Figure 6. The total merchandise trade time series of China imports from 2000 to 2022.
Figure 7. The total merchandise trade percentage (in the global trade) time series of China imports from 2000 to 2022.
Trade Tensor
For the annual trade data, one additional dimension is the product/sector type.

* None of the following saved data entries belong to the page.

int fdbcs_batch_detect_async(fdbcs_batch* b, int64_t now, int64_t new_oldest_version) {
    if (!b) return FDBCS_E_INVALID;
    if (!b->cs) return FDBCS_E_STATE;
    if (b->state > 1) return FDBCS_E_STATE;
    fdbcs_conflict_set* cs = b->cs;
    const auto t_begin = std::chrono::steady_clock::now();
    HIPOK(hipSetDevice(cs->device));
    if (now < cs->max_written) return FDBCS_E_VERSION;
    if (int rc0 = finish_route(b)) return rc0;
    if (b->T() > kMaxTxnLds) return FDBCS_E_INVALID;
    const int64_t tail_add = b->wtail;
    if (cs->tail_ub + tail_add + 1 >= kTailLimit) return FDBCS_E_NOMEM;
    const int64_t T = b->T(), R = b->R(), W = b->W();
    int rc;
    if ((rc = ensure_workspace(cs, T, R, W))) return rc;
    if ((rc = ensure_btail(cs, (int64_t)b->tail_size()))) return rc;
    if ((rc = ensure_delta(cs, cs->nd_ub + 2 * W + 1))) return rc;
    if ((rc = ensure_history(cs, cs->n_ub + cs->nd_ub + 2 * W + 1, cs->tail_ub + tail_add + 1)))
        return rc;
    if ((rc = ensure_events(b))) return rc;
    if (cs->ddir_counter == UINT32_MAX && cs->edir[0].p) {
        if ((rc = sync_all(cs))) return rc;
        for (int k = 0; k < 2; k++) HIPOK(hipMemsetAsync(cs->edir[k].p, 0, 8 * (size_t)kDirAlloc, cs->stream));
        HIPOK(hipStreamSynchronize(cs->stream));
        cs->ddir_counter = 0;
    }
    const ResultLayout RL = result_layout(T, R);
    const size_t o_sc = RL.sc, o_fl = RL.fl, o_rc = RL.rc, o_hc = RL.hc, o_fc = RL.fc, out_bytes = RL.total;
    BatchSlot* sl = b->slot;
    if ((rc = sl->pin_out.ensure(out_bytes, true))) return rc;
    char* ho = (char*)sl->pin_out.p;
    b->h_verdict = (uint8_t*)ho;
    b->h_scal = (Scalars*)(ho + o_sc);
    b->h_flag = (volatile uint32_t*)(ho + o_fl);
    b->h_rconf = (uint8_t*)(ho + o_rc);
    b->h_hist = (uint8_t*)(ho + o_hc);
    b->h_first = (int32_t*)(ho + o_fc);
    if ((rc = sl->dverdict.ensure(T + 64))) return rc;
    if (b->out_dev && b->out_n > 0 && !b->routed) {
        if ((int64_t)b->out_ids.size() != T) return FDBCS_E_STATE;
        if ((rc = sl->pin_inv.ensure(4 * (size_t)b->out_n + 64, true))) return rc;
        int32_t* inv = (int32_t*)sl->pin_inv.p;
        std::fill(inv, inv + b->out_n, -1);
        for (int32_t t = 0; t < (int32_t)T; t++) inv[b->out_ids[t]] = t;
    }
    if (!b->routed) {
        b->any_report = b->n_report > 0;
    }
    b->seq = ++cs->seq;
    if (b->seq == 0) b->seq = ++cs->seq;
    *b->h_flag = 0;
    b->recorded = 0;

    hipStream_t s = cs->stream;
    const int timing = cs->timing;
    hipStream_t sa = (timing == 2 || cs->serial) ? s : cs->astream;
    const int wp = cs->wpar;
    cs->wpar = (wp + 1) % kNumWork;
    b->wp = wp;
    Work& w = cs->work[wp];
    w.groups = cs->write_groups && W > 0 && W <= kMaxGroupWrites && T <= kMaxTxnLds ? 1 : 0;
    const bool sampled = timing >= 2 || b->seq % (uint32_t)kTimingEvery == 0;
    auto rec = [&](int ph, int level) -> hipEvent_t {
        if (timing == 3 || timing < level || (level == 1 && (!sampled || cs->timed_func))) return nullptr;
        b->recorded |= 1u << ph;
        return sl->ev[ph];
    };
    auto mark = [&](int ph) -> int {
        if (hipEvent_t e = rec(ph, 2)) fdb_event(LaunchList::kTimingRecord, e, s);
        return FDBCS_OK;
    };
    const bool was_uploaded = b->state == 1;
    LaunchList& la = cs->rec_a;
    LaunchList& lb = cs->rec_b;
    LaunchList& lc = cs->rec_c;
    LaunchList& ly = cs->rec_y;
    la.clear();
    lb.clear();
    lc.clear();
    ly.clear();
    sl->prof_next = 0;
    sl->prof_spans.clear();
    const bool kprof = timing == 3 || (timing == 1 && sampled && cs->timed_func);
    for (LaunchList* L : {&la, &lb, &lc, &ly}) {
        L->prof = kprof ? &sl->prof : nullptr;
        L->timed_func = timing == 3 ? nullptr : cs->timed_func;
    }
    const bool split = (cs->split_check == 1 || (cs->split_check == 2 && cs->n_ub >= kSplitCheckMinBase)) &&
                       !cs->serial && timing != 2;
    const bool threaded = cs->submit_thread && timing < 2 && !cs->trace && sa != s;
    cs->stats.host_ms_prepare += host_ms_since(t_begin);
    const auto t_rec = std::chrono::steady_clock::now();
    const bool own_upload = timing != 2 && !cs->serial;
    if (hipEvent_t e = rec(kPhStart, 2)) HIPOK(hipEventRecord(e, sa));
    if (b->state == 0 && (rc = do_upload(b, own_upload ? cs->ustream : sa))) return rc;
    if (hipEvent_t e = rec(kPhUpload, 2)) HIPOK(hipEventRecord(e, sa));
    t_record = &la;
    const bool ws_busy = cs->wused[wp] && (threaded || !stage_b_done(cs, wp));
    if (ws_busy && (sa != s || cs->y_async[wp])) fdb_event(LaunchList::kSyncWait, cs->ev_b[wp], sa);
    if (cs->xfree_rec[wp] && sa != s && (threaded || !batch_done(cs->xfree_user[wp])))
        fdb_event(LaunchList::kSyncWait, cs->xfree_ev[wp], sa);
    cs->xfree_rec[wp] = false;
    cs->wused[wp] = true;
    cs->ws_user[wp] = b;
    if (own_upload || (was_uploaded && hipEventQuery(sl->ev_up) != hipSuccess))
        fdb_event(LaunchList::kSyncWait, sl->ev_up, sa);
    const BatchDev& bd = b->bd;
    if (b->routed) launch_route_too_old(sa, bd, cs->oldest);
    const bool long_keys = b->max_len > 24;
    Scalars* sc = (Scalars*)cs->scal.p;
    const int bsrc = cs->cur, dsrc = cs->dcur;
    const bool pipe = !(timing == 2 || cs->serial);
    hipStream_t ys = pipe ? cs->ystream : s;
    const bool use_prev = pipe && cs->prev_segs;
    const int dchk = use_prev ? dsrc ^ 1 : dsrc;
    const Tier base{hist_of(cs, bsrc), levels_of(cs, bsrc), &sc->n, cs->header_version};
    const Tier delta{delta_of(cs, dsrc), dlevels_of(cs, dsrc), &sc->ndb[dsrc], kHole};
    const Tier cdelta{delta_of(cs, dchk), dlevels_of(cs, dchk), &sc->ndb[dchk], kHole};
    PrevSegs ps{};
    if (use_prev) {
        const Work& pw = cs->work[cs->prev_wp];
        ps = PrevSegs{pw.segk, pw.btail, &pw.bsc->n_segments, cs->prev_now};
    }
    uint8_t* htail = (uint8_t*)cs->htail[cs->tcur].p;

    w.trace = cs->trace ? (unsigned long long*)cs->trace_buf.p : nullptr;
    w.no_prepass = cs->no_prepass ? 1 : 0;
    if (w.trace) {
        HIPOK(hipStreamSynchronize(cs->astream));
        HIPOK(hipStreamSynchronize(s));
        unsigned long long init[kTrSlots];
        for (int i = 0; i < kTrSlots; i++)
            init[i] = (i == kTrSampleBegin || i == kTrCheckBegin || i == kTrEpiBegin || i == kTrResBegin || i == kTrResW0min ||
                       i == kTrPartBegin || i == kTrBktBegin)
                          ? ~0ull
                          : 0ull;
        HIPOK(hipMemcpy(w.trace, init, sizeof(init), hipMemcpyHostToDevice));
    }
    int sort_nb = 0, sort_samples = 0;
    {
        const int64_t E = 2 * (R + W);
        const int nbk = sort_bucket_count(E, cs->bucket_target, w.slab_buckets);
        const bool cold = nbk > 1 && (cs->sort_cold || !cs->quant_valid);
        sort_nb = E > 0 ? nbk : 0;
        sort_samples = E > 0 && cold ? sort_cold_samples(E, nbk) : 0;
        const bool write_quant = E >= kQuantMinE;
        SplitKey* qt = (SplitKey*)cs->quant.p;
        if (cs->quant_sa && cs->quant_sa != sa) {
            if ((rc = flush_pending(cs))) return rc;
            HIPOK(hipEventRecord(cs->ev_quant, cs->quant_sa));
            fdb_event(LaunchList::kSyncWait, cs->ev_quant, sa);
        }
        cs->quant_sa = sa;
        launch_sort(sa, bd, w, qt + cs->qcur * kQuant, write_quant ? qt + (cs->qcur ^ 1) * kQuant : nullptr, cold,
                    cs->bucket_target, b->max_len > (int32_t)kSortNxLen, cs->validate, rec(kPhSortBegin, 1),
                    rec(kPhSortEnd, 1));
        if (write_quant) {
            cs->qcur ^= 1;
            cs->quant_valid = true;
        }
    }
    mark(kPhSort);
    if (cs->validate) launch_validate_sort(sa, bd, w);
    w.hseq = b->seq;
    launch_edges(sa, bd, w);
    if (sa != s) fdb_event(LaunchList::kSyncRecord, cs->ev_a[wp], sa);
    mark(kPhEdges);
    if (split) {
        t_record = &lc;
        hipStream_t sc_ = cs->cstream;
        fdb_event(LaunchList::kSyncWait, sl->ev_up, sc_);
        if (ws_busy) fdb_event(LaunchList::kSyncWait, cs->ev_b[wp], sc_);
        if (cs->cmp_recorded && (threaded || hipEventQuery(cs->ev_cmp) != hipSuccess))
            fdb_event(LaunchList::kSyncWait, cs->ev_cmp, sc_);
        fdb_event(LaunchList::kTimingRecord, rec(kPhCheckBegin, 1), sc_);
        launch_check_tier(sc_, bd, w, base, true, htail, long_keys, PrevSegs{});
        fdb_event(LaunchList::kTimingRecord, rec(kPhCheckEnd, 1), sc_);
        fdb_event(LaunchList::kSyncRecord, cs->ev_c[wp], sc_);
    }
    t_record = &lb;
    if (sa == s || !was_uploaded || hipEventQuery(sl->ev_up) != hipSuccess) fdb_event(LaunchList::kSyncWait, sl->ev_up, s);
    {
        const int wy = use_prev ? cs->prev2_wp : cs->last_wp;
        if (wy >= 0 && cs->y_async[wy] && (threaded || !stage_b_done(cs, wy)))
            fdb_event(LaunchList::kSyncWait, cs->ev_b[wy], s);
    }
    if (split) {
        b->check_hist = cs->n_ub;
        launch_check_tier(s, bd, w, cdelta, false, htail, long_keys, ps);
    } else {
        b->check_hist = cs->n_ub + cs->nd_ub;
        fdb_event(LaunchList::kTimingRecord, rec(kPhCheckBegin, 1), s);
        launch_check(s, bd, w, base, cdelta, htail, long_keys, ps);
        fdb_event(LaunchList::kTimingRecord, rec(kPhCheckEnd, 1), s);
    }
    if (use_prev) {
        cs->xfree_ev[cs->prev_wp] = cs->ev_res[wp];
        cs->xfree_user[cs->prev_wp] = b;
        cs->xfree_rec[cs->prev_wp] = true;
    }
    mark(kPhCheck);
    if (sa != s) fdb_event(LaunchList::kSyncWait, cs->ev_a[wp], s);
    if (split) fdb_event(LaunchList::kSyncWait, cs->ev_c[wp], s);
    w.vdev = (uint8_t*)sl->dverdict.p;
    launch_resolve(s, bd, w, b->any_report, (uint8_t*)sl->pin_out.dp, sc);
    w.vdev = nullptr;
    if (b->out_dev && b->out_n > 0)
        launch_conflict_output(s, bd, w, b->routed ? (const int32_t*)sl->rt_inv.p : (const int32_t*)sl->pin_inv.dp,
                               b->out_n, b->out_dev);
    if (b->any_report) {
        char* hdv = (char*)sl->pin_out.dp;
        if (R) launch_copy_bytes(s, hdv + o_rc, w.rconf, R);
        launch_copy_bytes(s, hdv + o_hc, w.hist_conf, T);
        launch_copy_bytes(s, hdv + o_fc, w.first_conf, 4 * T);
    }
    mark(kPhIntra);
    mark(kPhCombine);
    fdb_event(LaunchList::kSyncRecord, cs->ev_res[wp], s);
    t_record = &ly;
    if (ys != s) fdb_event(LaunchList::kSyncWait, cs->ev_res[wp], ys);
    const int dnew = dsrc ^ 1;
    const int64_t nd_after = cs->nd_ub + 2 * W;
    const int64_t new_oldest = std::max(cs->oldest, new_oldest_version);
    bool compact = nd_after > delta_limit_for(cs, cs->n_ub);
    if (cs->gc_interval > 0 && ++cs->batches_since_compact >= cs->gc_interval) compact = true;
    if (cs->tail_ub > cs->tail_reclaim) compact = true;
    char* hd = (char*)sl->pin_out.dp;
    launch_merge(ys, bd, w, delta.h, delta.m, delta_of(cs, dnew), dlevels_of(cs, dnew), &sc->ndb[dsrc], htail, sc, now,
                 cs->dlvl3_n, cs->dlvl2_n, cs->nd_ub + 1, rec(kPhCopyBegin, 1), rec(kPhCopyEnd, 1), long_keys);
    mark(kPhMerge);
    bool gc = false;
    int final_base = bsrc;
    const int64_t base_hint = cs->n_ub + nd_after + 1;
    if (compact) {
        launch_compact(ys, w, base.h, base.m, delta_of(cs, dnew), hist_of(cs, bsrc ^ 1), htail, sc,
                       cs->header_version, cs->lvl3_n, cs->lvl2_n, nd_after + 1, cs->n_ub + 1, rec(kPhCompBegin, 1),
                       rec(kPhCompEnd, 1), long_keys ? 2 : 1, cs->n_ub <= (16 << 20) ? 1024 : 4096,
                       cs->n_ub > (16 << 20));
        final_base = bsrc ^ 1;
        cs->batches_since_compact = 0;
        const bool gc_turn = cs->gc_interval > 0 || ++cs->compactions_since_gc >= kGcEveryCompactions;
        gc = (new_oldest > cs->gc_applied && gc_turn) || cs->tail_ub > cs->tail_reclaim;
        if (gc) cs->compactions_since_gc = 0;
    }
    mark(kPhCompact);
    if (gc) {
        launch_gc(ys, w, hist_of(cs, final_base), hist_of(cs, final_base ^ 1), htail,
                  (uint8_t*)cs->htail[cs->tcur ^ 1].p, sc, std::max(new_oldest, cs->gc_applied), cs->header_version,
                  base_hint);
        cs->tcur ^= 1;
        final_base ^= 1;
        cs->gc_applied = new_oldest;
    }
    mark(kPhGc);
    b->gc_ran = gc;
    b->compacted = compact;
    if (compact || !cs->edir[dnew].p) {
        cs->ddir_epoch[dnew] = 0;
    } else {
        cs->ddir_epoch[dnew] = ++cs->ddir_counter;
    }
    launch_epilogue(ys, bd, w, compact ? levels_of(cs, final_base) : dlevels_of(cs, dnew), sc, compact ? 1 : 0,
                    gc ? 1 : 0, (uint8_t*)hd, (uint32_t*)(hd + o_fl), b->seq,
                    compact ? base_hint : nd_after + 1, &sc->ndb[dnew], sort_nb, sort_samples);
    fdb_event(LaunchList::kSyncRecord, cs->ev_b[wp], ys);
    if (compact || gc) {
        fdb_event(LaunchList::kSyncRecord, cs->ev_cmp, ys);
        cs->cmp_recorded = true;
    }
    mark(kPhEpilogue);
    mark(kPhEnd);
    t_record = nullptr;
    cs->stats.host_ms_record += host_ms_since(t_rec);
    const auto t_sub = std::chrono::steady_clock::now();
    if (threaded) {
        if ((rc = worker_wait(cs))) return rc;
        std::swap(cs->work_a, la);
        std::swap(cs->work_c, lc);
        cs->work_sa = sa;
        cs->work_a_seq = b->seq;
        const bool prev = cs->pending_batch != nullptr;
        if (prev) {
            cs->work_y_seq = cs->pending_batch->seq;
            std::swap(cs->work_y, cs->pending_y);
            cs->work_ys = cs->pending_ys;
            cs->work_need_x = cs->x_issued.load(std::memory_order_relaxed) + 1;
            cs->work_y_batch = cs->pending_batch;
        }
        cs->work_need_b = cs->b_recorded;
        worker_start_job(cs);
        if (prev) {
            fdbcs_batch* pb_ = cs->pending_batch;
            cs->pending_batch = nullptr;
            const int64_t tx = cs->htrace ? mono_ns() : 0;
            const uint32_t pseq = pb_->seq;
            hipError_t e = cs->pending_b.replay(s, x_skip(cs, pb_), &cs->stats.x_launches_skipped);
            if (cs->htrace) cs->htr[0].push_back({pseq, 'X', tx, mono_ns()});
            cs->x_issued.fetch_add(1, std::memory_order_release);
            if (e != hipSuccess) return FDBCS_E_DEVICE;
        }
        std::swap(cs->pending_b, lb);
        std::swap(cs->pending_y, ly);
        cs->pending_ys = ys;
        cs->b_recorded++;
        cs->pending_batch = b;
    } else if (flush_pending(cs)) {
        return FDBCS_E_DEVICE;
    } else {
        HIPOK(la.replay(sa));
        if (split) HIPOK(lc.replay(cs->cstream));
        HIPOK(lb.replay(s));
        HIPOK(ly.replay(ys));
    }
    HIPOK(take_launch_error());
    cs->stats.host_ms_submit += host_ms_since(t_sub);
    cs->cur = final_base;
    cs->dcur = dnew;
    cs->prev_segs = pipe && !compact;
    cs->prev2_wp = cs->last_wp;
    cs->last_wp = wp;
    cs->y_async[wp] = ys != s;
    cs->prev_wp = wp;
    cs->prev_now = now;
    cs->oldest = new_oldest;
    if (W) cs->max_written = std::max(cs->max_written, now);
    if (compact) {
        cs->n_ub += nd_after;
        cs->nd_ub = 0;
    } else {
        cs->nd_ub = nd_after;
    }
    cs->tail_ub += tail_add;
    cs->inflight++;
    cs->x_valid = false;
    b->state = 2;
    if (cs->htrace)
        cs->htr[0].push_back({b->seq, 'D',
                              (int64_t)std::chrono::duration_cast<std::chrono::nanoseconds>(t_begin.time_since_epoch()).count(),
                              mono_ns()});
    return FDBCS_OK;
}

Despite the total merchandise, we have 17 product types listed as follows,
- Agricultural products
- Food
- Fuels and mining products
- Fuels
- Manufactures
- Iron and steel
- Chemicals
- Pharmaceuticals
- Machinery and transport equipment
- Office and telecom equipment
- Electronic data processing and office equipment
- Telecommunications equipment
- Integrated circuits and electronic components
- Transport equipment
- Automotive products
- Office and telecom equipment
- Textiles
- Clothing
One can create a tensor for representing trade values of 215 countries/regions, 17 products, and 23 years (i.e., from 2000 to 2022).
import pandas as pd
import numpy as np
data = pd.read_csv('WtoData.csv', sep = ',', encoding = 'latin-1')
data.rename(columns = {'Reporting Economy ISO3A Code': 'iso_a3'}, inplace = True)
data = data[data['iso_a3'].notna()]
data = data.drop(data[data['iso_a3'] == 'EEC'].index)
data = data[data['Indicator'] == 'Merchandise imports by product group \x96 annual']
prod = np.array(['Agricultural products', 'Food', 'Fuels and mining products',
'Fuels', 'Manufactures', 'Iron and steel', 'Chemicals',
'Pharmaceuticals', 'Machinery and transport equipment',
'Office and telecom equipment',
'Electronic data processing and office equipment',
'Telecommunications equipment',
'Integrated circuits and electronic components',
'Transport equipment', 'Automotive products',
'Textiles', 'Clothing'])
df = data.groupby('iso_a3').sum('Value').reset_index()
df = df.drop(['Year'], axis = 1)
year = 23
tensor = np.zeros((df.shape[0], prod.shape[0], year))
for n in range(df.shape[0]):
for p in range(prod.shape[0]):
for t in range(year):
tensor[n, p, t] = data[(data['iso_a3'] == df['iso_a3'][n])
& (data['Product/Sector'] == prod[p])
& (data['Year'] == 2000 + t)].Value.values.sum()
np.savez_compressed('import_tensor.npz', tensor)
As one has such tensor (e.g., import_tensor.npz as a compressed array), it is possible to identify the spatial modes and product modes.
Big Trade Data
import pandas as pd
df = pd.read_csv("trade_i_baci_a_92.tsv.bz2", compression="bz2", sep='\t',
chunksize=1e+6)
data = df.get_chunk(1e+6)
data
import pandas as pd
data = pd.DataFrame(columns = ['exporter_id', 'importer_id', 'hs_code', 'year', 'value', 'quantity'])
chunksize = 10 ** 6
for chunk in pd.read_csv("trade_i_baci_a_92.tsv.bz2", compression = "bz2",
sep = '\t', chunksize = chunksize):
df = pd.DataFrame()
df['exporter_id'] = chunk['exporter_id'] # Exporter
df['importer_id'] = chunk['importer_id'] # Importer
df['hs_code'] = chunk['hs_code'] # Product
df['year'] = chunk['year'] # Year
df['value'] = chunk['value'] # Trade value
df['quantity'] = chunk['quantity'] # Trade value
data = pd.concat([data, df], ignore_index = True)
del df
(Posted by Xinyu Chen on April 6, 2024.)